In the records below, begin at the line containing "true>(acc, b0, ax);" and end at the line containing "rt0n, nrtn, 0);"; quote every line in that span exactly, including both boundary lines, and no others.

[EXTRACTED MATERIAL Boundary: Start]

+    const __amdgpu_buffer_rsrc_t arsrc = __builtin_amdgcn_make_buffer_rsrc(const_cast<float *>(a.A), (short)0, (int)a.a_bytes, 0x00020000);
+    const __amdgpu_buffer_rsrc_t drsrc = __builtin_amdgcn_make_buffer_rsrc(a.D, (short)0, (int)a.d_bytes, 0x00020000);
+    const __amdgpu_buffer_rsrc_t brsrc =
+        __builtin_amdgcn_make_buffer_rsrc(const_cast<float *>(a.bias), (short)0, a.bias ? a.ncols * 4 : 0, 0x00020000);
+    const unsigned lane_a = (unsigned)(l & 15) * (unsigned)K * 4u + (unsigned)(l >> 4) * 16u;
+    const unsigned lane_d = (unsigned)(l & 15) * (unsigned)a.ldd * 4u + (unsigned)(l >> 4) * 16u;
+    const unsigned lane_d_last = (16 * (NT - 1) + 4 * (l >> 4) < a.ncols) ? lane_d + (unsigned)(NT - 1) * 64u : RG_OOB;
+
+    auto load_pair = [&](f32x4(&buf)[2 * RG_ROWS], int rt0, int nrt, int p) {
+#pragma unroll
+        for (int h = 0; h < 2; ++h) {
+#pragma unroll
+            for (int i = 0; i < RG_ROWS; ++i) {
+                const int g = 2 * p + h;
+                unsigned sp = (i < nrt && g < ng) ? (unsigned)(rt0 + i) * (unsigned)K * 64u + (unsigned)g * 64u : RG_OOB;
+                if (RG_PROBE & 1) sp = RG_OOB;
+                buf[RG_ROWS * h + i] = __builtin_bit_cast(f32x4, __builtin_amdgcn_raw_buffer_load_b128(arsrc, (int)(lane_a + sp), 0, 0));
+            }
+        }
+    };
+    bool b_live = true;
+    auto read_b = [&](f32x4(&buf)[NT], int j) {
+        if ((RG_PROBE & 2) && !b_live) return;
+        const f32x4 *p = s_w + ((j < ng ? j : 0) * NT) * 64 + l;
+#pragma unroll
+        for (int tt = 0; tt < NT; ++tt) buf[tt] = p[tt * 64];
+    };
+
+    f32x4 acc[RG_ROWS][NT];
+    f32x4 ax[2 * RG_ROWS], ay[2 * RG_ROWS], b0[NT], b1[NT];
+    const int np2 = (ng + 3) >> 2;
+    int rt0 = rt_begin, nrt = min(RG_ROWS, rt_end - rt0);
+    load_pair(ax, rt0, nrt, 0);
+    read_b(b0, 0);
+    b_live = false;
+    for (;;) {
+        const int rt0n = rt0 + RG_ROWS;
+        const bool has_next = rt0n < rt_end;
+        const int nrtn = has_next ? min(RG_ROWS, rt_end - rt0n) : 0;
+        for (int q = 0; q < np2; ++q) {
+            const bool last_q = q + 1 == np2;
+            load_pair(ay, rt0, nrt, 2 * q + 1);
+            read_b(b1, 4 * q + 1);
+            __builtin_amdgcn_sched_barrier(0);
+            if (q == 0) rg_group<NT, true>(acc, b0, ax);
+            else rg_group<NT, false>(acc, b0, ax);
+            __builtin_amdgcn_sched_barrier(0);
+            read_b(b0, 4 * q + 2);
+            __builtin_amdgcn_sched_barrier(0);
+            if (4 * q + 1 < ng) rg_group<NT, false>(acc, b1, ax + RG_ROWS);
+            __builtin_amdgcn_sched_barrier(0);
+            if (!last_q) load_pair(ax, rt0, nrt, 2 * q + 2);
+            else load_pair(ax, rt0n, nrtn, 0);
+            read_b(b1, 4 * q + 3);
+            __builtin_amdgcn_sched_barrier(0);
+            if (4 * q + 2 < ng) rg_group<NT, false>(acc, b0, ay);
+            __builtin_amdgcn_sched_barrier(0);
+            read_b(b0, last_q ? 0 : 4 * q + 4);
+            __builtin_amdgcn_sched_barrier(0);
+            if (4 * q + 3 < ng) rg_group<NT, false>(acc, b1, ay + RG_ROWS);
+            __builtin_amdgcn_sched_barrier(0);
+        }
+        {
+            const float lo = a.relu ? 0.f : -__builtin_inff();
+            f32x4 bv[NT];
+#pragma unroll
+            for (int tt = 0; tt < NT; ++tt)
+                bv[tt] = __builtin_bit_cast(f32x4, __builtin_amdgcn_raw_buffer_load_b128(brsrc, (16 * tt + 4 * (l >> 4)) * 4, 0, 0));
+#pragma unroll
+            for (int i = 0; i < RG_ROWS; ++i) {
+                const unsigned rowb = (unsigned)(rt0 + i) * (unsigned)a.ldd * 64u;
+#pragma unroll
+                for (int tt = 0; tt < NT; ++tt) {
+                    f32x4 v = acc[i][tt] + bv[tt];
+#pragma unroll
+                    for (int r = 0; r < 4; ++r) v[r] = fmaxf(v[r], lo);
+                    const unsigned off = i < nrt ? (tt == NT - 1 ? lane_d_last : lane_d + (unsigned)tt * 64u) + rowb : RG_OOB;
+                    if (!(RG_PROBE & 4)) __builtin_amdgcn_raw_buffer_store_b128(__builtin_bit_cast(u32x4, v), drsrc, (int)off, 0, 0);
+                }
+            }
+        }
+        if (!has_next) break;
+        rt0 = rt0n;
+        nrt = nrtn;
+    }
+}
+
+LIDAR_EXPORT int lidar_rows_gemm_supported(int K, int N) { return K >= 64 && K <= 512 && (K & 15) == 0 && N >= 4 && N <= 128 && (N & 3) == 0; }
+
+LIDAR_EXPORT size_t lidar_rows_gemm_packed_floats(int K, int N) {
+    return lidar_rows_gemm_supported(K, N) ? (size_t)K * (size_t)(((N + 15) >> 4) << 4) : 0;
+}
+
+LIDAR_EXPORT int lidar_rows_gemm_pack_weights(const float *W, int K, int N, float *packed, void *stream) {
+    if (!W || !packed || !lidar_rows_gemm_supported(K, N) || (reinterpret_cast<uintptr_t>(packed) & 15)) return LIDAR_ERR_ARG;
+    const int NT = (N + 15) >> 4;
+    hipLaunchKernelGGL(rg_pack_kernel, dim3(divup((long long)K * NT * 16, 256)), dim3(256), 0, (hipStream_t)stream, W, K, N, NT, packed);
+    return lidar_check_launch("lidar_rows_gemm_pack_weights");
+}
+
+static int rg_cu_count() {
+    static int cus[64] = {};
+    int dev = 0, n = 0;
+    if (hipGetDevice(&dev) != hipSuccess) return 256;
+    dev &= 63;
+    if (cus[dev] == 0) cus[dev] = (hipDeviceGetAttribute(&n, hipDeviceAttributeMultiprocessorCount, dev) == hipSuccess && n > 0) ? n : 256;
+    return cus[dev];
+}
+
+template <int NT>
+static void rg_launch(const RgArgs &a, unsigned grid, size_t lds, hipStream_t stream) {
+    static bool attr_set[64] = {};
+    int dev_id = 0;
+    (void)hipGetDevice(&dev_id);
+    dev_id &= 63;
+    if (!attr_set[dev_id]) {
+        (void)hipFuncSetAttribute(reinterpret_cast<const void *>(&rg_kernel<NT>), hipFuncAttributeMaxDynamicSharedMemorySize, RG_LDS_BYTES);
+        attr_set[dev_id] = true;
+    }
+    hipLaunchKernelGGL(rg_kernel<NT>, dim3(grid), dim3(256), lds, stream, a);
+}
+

[EXTRACTED MATERIAL Boundary: End]
[EXTRACTED MATERIAL Boundary: Start]

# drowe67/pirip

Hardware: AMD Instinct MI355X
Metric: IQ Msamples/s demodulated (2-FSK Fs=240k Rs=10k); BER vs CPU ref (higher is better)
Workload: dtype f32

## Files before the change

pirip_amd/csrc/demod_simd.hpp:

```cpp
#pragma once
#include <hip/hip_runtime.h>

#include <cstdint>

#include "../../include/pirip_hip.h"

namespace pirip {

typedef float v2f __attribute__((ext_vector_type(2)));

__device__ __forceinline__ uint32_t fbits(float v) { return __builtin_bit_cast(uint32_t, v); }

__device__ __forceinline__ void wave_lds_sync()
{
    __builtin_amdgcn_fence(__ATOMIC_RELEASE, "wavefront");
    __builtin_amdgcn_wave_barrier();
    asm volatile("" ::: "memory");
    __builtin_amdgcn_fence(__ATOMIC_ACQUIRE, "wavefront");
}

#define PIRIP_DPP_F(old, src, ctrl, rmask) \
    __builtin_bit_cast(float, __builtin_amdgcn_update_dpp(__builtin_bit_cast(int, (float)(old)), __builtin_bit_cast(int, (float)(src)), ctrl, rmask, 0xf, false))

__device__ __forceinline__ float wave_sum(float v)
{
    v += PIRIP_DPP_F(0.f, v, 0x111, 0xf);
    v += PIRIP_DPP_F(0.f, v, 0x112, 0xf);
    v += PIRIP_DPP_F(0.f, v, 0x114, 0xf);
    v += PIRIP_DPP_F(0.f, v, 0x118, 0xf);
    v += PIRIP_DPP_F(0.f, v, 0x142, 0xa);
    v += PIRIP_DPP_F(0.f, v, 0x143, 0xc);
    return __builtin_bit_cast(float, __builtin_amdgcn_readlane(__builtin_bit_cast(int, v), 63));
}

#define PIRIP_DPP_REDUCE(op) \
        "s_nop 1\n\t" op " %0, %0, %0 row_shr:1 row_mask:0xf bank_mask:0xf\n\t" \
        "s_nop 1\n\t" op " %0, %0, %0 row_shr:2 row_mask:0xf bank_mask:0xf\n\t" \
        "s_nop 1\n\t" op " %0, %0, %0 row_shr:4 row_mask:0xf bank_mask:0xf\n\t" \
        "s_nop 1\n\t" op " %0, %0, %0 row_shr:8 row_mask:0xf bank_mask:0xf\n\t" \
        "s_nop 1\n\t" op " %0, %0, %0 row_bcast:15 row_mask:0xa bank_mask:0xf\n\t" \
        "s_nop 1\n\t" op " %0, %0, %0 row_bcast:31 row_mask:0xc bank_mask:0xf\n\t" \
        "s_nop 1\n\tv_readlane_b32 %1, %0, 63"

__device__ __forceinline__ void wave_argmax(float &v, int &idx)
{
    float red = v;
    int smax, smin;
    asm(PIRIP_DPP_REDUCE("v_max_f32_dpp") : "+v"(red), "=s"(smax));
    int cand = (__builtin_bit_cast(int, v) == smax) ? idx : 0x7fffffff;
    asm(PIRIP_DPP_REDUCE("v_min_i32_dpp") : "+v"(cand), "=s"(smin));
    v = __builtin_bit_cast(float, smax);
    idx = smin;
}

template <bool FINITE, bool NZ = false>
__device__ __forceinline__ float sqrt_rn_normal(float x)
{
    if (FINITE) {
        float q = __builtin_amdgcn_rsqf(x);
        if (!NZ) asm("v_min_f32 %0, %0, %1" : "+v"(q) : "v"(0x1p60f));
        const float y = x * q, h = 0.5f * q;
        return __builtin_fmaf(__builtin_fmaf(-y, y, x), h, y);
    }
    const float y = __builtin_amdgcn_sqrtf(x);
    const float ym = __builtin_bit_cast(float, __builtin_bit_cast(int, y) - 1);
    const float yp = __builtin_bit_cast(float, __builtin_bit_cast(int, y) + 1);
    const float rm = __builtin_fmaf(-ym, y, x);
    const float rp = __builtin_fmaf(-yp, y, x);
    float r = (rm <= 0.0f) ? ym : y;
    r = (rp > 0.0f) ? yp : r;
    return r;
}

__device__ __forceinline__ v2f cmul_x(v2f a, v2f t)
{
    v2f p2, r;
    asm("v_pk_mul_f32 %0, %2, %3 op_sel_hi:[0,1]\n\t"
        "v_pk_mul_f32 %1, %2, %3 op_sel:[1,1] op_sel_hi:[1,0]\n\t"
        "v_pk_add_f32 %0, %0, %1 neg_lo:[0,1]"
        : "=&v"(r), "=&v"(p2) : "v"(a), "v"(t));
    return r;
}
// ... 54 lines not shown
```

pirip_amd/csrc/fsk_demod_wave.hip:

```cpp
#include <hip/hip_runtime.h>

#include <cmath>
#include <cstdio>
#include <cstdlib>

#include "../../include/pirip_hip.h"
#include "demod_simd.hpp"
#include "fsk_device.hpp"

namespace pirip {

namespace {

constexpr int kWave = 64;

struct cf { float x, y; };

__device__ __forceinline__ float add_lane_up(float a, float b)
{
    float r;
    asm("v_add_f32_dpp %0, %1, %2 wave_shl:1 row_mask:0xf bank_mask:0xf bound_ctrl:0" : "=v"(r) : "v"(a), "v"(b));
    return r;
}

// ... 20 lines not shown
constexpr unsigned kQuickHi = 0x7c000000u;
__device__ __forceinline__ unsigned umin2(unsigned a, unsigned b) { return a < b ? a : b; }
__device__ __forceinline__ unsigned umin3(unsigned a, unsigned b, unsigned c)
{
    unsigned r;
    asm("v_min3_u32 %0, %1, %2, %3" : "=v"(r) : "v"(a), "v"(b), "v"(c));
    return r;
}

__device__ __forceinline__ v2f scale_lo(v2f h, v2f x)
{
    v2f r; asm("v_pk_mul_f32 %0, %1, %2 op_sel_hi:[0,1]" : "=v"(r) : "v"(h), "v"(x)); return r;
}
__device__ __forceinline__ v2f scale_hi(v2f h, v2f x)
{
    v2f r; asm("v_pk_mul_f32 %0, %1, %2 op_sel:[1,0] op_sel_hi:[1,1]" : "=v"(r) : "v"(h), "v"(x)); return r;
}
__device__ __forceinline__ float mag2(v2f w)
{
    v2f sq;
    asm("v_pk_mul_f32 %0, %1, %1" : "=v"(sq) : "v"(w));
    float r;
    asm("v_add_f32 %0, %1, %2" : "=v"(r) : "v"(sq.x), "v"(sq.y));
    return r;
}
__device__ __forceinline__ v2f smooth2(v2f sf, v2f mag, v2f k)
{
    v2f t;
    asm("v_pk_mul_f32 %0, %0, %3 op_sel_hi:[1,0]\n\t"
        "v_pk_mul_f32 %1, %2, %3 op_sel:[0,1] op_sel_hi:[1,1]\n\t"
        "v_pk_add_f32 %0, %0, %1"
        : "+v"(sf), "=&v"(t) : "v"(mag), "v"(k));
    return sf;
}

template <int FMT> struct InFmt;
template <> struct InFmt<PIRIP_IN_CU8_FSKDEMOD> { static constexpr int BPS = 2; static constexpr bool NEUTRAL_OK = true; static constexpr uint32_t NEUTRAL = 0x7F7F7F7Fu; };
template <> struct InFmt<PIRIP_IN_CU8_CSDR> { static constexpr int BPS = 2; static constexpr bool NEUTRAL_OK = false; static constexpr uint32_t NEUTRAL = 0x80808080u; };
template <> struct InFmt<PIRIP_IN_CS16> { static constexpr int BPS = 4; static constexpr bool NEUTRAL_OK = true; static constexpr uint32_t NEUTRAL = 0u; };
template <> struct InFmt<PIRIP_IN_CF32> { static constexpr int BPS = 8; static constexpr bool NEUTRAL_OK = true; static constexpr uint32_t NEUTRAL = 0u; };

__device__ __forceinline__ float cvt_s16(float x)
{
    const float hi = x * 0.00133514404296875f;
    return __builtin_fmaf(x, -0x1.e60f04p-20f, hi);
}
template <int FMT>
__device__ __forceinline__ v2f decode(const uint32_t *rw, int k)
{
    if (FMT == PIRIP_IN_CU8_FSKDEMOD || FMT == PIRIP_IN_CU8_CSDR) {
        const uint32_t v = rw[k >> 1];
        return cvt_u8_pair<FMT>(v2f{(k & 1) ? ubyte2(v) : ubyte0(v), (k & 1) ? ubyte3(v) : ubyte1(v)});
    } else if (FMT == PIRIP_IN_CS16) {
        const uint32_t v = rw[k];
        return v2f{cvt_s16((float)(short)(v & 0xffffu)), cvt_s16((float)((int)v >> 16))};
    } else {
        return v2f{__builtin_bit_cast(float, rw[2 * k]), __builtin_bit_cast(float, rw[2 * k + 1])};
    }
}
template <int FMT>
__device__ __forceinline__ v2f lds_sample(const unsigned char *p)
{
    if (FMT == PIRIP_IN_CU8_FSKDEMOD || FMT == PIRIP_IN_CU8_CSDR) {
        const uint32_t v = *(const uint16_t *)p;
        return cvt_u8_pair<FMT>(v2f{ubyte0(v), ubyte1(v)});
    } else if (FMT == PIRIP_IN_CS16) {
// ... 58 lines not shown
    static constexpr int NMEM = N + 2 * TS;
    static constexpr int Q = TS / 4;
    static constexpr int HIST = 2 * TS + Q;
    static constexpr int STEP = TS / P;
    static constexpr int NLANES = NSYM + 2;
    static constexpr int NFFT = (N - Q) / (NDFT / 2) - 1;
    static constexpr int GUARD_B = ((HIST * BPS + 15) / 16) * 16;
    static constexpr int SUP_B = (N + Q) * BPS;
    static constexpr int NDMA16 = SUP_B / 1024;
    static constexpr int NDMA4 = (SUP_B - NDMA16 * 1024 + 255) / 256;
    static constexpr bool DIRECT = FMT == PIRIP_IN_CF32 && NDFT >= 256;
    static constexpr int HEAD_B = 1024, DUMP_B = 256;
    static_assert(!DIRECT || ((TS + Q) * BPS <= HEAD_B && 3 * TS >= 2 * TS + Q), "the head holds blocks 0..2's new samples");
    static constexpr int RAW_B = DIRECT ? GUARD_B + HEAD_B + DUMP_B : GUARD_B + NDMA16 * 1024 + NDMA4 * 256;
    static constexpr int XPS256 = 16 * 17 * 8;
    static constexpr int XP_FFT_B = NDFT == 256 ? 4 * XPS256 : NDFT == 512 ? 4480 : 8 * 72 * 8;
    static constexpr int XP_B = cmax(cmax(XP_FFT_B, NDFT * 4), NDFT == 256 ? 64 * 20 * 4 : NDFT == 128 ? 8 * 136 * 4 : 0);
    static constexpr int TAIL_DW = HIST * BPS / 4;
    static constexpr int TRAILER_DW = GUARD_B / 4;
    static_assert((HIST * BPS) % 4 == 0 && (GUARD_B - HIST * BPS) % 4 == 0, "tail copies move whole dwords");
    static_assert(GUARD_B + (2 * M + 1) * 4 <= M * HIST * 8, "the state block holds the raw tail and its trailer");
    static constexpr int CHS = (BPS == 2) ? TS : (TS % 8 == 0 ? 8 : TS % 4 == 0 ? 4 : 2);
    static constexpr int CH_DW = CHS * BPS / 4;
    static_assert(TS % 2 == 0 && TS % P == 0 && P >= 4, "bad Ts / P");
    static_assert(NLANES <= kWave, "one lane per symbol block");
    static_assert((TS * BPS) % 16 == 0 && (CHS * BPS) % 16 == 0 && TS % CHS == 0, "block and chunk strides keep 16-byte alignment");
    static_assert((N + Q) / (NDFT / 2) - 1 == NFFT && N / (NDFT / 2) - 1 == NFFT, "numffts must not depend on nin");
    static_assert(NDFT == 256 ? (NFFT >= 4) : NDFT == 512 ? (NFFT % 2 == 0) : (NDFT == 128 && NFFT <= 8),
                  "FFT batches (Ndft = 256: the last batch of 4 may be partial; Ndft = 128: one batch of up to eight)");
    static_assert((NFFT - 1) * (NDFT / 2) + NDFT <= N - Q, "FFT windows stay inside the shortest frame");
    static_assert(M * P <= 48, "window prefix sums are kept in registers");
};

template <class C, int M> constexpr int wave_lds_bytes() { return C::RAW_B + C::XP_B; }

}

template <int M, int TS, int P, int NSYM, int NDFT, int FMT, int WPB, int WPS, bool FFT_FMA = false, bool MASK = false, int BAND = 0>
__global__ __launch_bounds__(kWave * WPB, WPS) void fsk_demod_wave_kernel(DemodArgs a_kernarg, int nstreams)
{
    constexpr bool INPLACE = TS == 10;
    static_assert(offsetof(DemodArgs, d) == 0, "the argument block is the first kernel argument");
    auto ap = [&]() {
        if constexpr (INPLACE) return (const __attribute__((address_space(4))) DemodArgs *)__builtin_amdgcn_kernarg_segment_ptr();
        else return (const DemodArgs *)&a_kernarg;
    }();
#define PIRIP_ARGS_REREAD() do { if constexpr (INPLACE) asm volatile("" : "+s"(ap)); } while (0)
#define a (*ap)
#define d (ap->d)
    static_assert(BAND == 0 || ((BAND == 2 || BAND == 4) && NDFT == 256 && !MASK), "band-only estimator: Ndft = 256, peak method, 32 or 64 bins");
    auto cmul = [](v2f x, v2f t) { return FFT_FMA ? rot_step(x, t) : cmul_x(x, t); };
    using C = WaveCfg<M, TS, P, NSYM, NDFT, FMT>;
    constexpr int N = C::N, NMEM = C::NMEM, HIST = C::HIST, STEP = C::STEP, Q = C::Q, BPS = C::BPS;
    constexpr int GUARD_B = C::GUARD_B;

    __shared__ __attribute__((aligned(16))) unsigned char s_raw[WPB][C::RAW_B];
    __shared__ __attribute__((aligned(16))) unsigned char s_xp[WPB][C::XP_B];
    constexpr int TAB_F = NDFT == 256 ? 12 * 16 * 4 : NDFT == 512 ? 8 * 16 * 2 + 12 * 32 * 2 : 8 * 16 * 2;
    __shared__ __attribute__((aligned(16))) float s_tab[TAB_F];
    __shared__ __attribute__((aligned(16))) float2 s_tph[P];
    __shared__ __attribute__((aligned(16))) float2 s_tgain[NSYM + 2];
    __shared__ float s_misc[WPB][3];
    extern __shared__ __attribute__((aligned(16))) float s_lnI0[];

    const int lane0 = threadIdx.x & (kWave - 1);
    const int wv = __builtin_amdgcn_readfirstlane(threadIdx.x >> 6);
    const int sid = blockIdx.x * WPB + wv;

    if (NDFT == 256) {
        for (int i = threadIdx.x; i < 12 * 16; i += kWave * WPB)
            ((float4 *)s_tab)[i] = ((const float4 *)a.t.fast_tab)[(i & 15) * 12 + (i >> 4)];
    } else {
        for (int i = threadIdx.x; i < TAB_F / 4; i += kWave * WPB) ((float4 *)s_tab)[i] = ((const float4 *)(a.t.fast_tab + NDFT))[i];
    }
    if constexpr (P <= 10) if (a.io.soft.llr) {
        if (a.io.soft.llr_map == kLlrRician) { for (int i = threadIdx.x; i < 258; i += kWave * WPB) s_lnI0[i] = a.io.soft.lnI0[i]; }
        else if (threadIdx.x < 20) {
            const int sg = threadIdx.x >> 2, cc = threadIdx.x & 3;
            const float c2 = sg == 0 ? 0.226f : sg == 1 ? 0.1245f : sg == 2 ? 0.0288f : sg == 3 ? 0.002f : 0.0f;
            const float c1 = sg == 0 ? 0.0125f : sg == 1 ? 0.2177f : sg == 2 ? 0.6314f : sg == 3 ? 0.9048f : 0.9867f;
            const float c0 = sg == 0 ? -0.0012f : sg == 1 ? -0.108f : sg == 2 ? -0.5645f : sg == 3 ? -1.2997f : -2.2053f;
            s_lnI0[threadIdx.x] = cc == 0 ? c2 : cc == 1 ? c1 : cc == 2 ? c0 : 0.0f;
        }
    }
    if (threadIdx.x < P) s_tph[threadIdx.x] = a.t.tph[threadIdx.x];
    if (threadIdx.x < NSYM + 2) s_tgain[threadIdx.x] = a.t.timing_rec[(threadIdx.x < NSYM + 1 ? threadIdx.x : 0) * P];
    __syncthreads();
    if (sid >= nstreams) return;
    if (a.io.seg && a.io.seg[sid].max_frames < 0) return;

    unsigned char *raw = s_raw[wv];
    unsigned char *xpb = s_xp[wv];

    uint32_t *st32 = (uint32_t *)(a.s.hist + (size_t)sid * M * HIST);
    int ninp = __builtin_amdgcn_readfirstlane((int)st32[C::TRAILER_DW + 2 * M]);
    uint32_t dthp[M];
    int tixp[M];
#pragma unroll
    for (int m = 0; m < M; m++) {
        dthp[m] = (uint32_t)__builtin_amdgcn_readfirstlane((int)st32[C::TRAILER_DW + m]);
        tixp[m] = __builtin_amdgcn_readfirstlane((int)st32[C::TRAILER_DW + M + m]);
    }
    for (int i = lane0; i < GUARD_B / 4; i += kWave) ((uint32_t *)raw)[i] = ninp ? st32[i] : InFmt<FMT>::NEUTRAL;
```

[EXTRACTED MATERIAL Boundary: End]

▸ **RESPONSE BOX**
+            if (q == 0) rg_group<NT, true>(acc, b0, ax);
+            else rg_group<NT, false>(acc, b0, ax);
+            __builtin_amdgcn_sched_barrier(0);
+            read_b(b0, 4 * q + 2);
+            __builtin_amdgcn_sched_barrier(0);
+            if (4 * q + 1 < ng) rg_group<NT, false>(acc, b1, ax + RG_ROWS);
+            __builtin_amdgcn_sched_barrier(0);
+            if (!last_q) load_pair(ax, rt0, nrt, 2 * q + 2);
+            else load_pair(ax, rt0n, nrtn, 0);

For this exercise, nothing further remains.